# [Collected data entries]

================================

# nelpy/ghost

Hardware: AMD Instinct MI355X
Metric: Msamples/s CWT (128ch x 1e6 samp x 100 scales); % HBM roofline; 1/2/4/8 GPU (higher is better)
Workload: dtype f32

## Files before the change

ghost_amd/csrc/api.cpp:

```cpp
#include <hip/hip_runtime.h>

#include <algorithm>
#include <cmath>
#include <cstdio>
#include <cstdlib>
#include <cstring>
#include <exception>
#include <map>
#include <new>
#include <string>
#include <vector>

#include "../../include/ghostcwt.h"
#include "../../include/ghostcwt_debug.h"
#include <memory>

#include "host_out.h"
#include "interp.h"
#include "kernels.h"
#include "morse_exact.h"
#include "options.h"
#include "planner.h"

using namespace gcwt;
// ... 18 lines not shown
  try {
    return body();
  } catch (const std::bad_alloc&) {
    return set_err(GCWT_ERR_NOMEM, "out of host memory");
  } catch (const std::exception& e) {
    return set_err(GCWT_ERR_INVALID, std::string("internal error: ") + e.what());
  } catch (...) {
    return set_err(GCWT_ERR_INVALID, "internal error");
  }
}

#define HIP_TRY(call)                                  \
  do {                                                 \
    hipError_t e_ = (call);                            \
    if (e_ != hipSuccess) return hip_err(e_, #call);   \
  } while (0)

struct EpochDev {
  SynthItemDev* items = nullptr;
  int n_items = 0;
  SynthLevelDev* levels = nullptr;
  Synth7Item* items7 = nullptr;
  Synth7Level* levels7 = nullptr;
  int n_items7 = 0;
  Synth7Item* items7w = nullptr;
  int n_items7w = 0;
  Synth7Item* items7n = nullptr;
  int n_items7n = 0;
  SynthiItem* items_i = nullptr;
  SynthiLevel* levels_i = nullptr;
  int n_items_i = 0;
  SynthpItem* items_p[2] = {nullptr, nullptr};
  SynthpLevel* levels_p = nullptr;
  int n_items_p[2] = {0, 0};
  PredLevel* pred_levels = nullptr;
};

constexpr int64_t kFullbandCacheBytes = (int64_t)16 << 30;

enum Stage { ST_MEAN = 0, ST_FWD, ST_DECIM, ST_BLOCK, ST_SYNTH, ST_DIRECT, ST_FULLBAND, ST_INTERP, ST_BLOCKCONV, ST_COUNT };

}
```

================================

# [EXERCISE OBJECTIVE]
All the data above should be set down a second time, exactly.

# [ANSWER BOX]
# nelpy/ghost

Hardware: AMD Instinct MI355X
Metric: Msamples/s CWT (128ch x 1e6 samp x 100 scales); % HBM roofline; 1/2/4/8 GPU (higher is better)
Workload: dtype f32

## Files before the change

ghost_amd/csrc/api.cpp:

```cpp
#include <hip/hip_runtime.h>

#include <algorithm>
#include <cmath>
#include <cstdio>
#include <cstdlib>
#include <cstring>
#include <exception>
#include <map>
#include <new>
#include <string>
#include <vector>

#include "../../include/ghostcwt.h"
#include "../../include/ghostcwt_debug.h"
#include <memory>

#include "host_out.h"
#include "interp.h"
#include "kernels.h"
#include "morse_exact.h"
#include "options.h"
#include "planner.h"

using namespace gcwt;
// ... 18 lines not shown
  try {
    return body();
  } catch (const std::bad_alloc&) {
    return set_err(GCWT_ERR_NOMEM, "out of host memory");
  } catch (const std::exception& e) {
    return set_err(GCWT_ERR_INVALID, std::string("internal error: ") + e.what());
  } catch (...) {
    return set_err(GCWT_ERR_INVALID, "internal error");
  }
}

#define HIP_TRY(call)                                  \
  do {                                                 \
    hipError_t e_ = (call);                            \
    if (e_ != hipSuccess) return hip_err(e_, #call);   \
  } while (0)

struct EpochDev {
  SynthItemDev* items = nullptr;
  int n_items = 0;
  SynthLevelDev* levels = nullptr;
  Synth7Item* items7 = nullptr;
  Synth7Level* levels7 = nullptr;
  int n_items7 = 0;
  Synth7Item* items7w = nullptr;
  int n_items7w = 0;
  Synth7Item* items7n = nullptr;
  int n_items7n = 0;
  SynthiItem* items_i = nullptr;
  SynthiLevel* levels_i = nullptr;
  int n_items_i = 0;
  SynthpItem* items_p[2] = {nullptr, nullptr};
  SynthpLevel* levels_p = nullptr;
  int n_items_p[2] = {0, 0};
  PredLevel* pred_levels = nullptr;
};

constexpr int64_t kFullbandCacheBytes = (int64_t)16 << 30;

enum Stage { ST_MEAN = 0, ST_FWD, ST_DECIM, ST_BLOCK, ST_SYNTH, ST_DIRECT, ST_FULLBAND, ST_INTERP, ST_BLOCKCONV, ST_COUNT };

}
```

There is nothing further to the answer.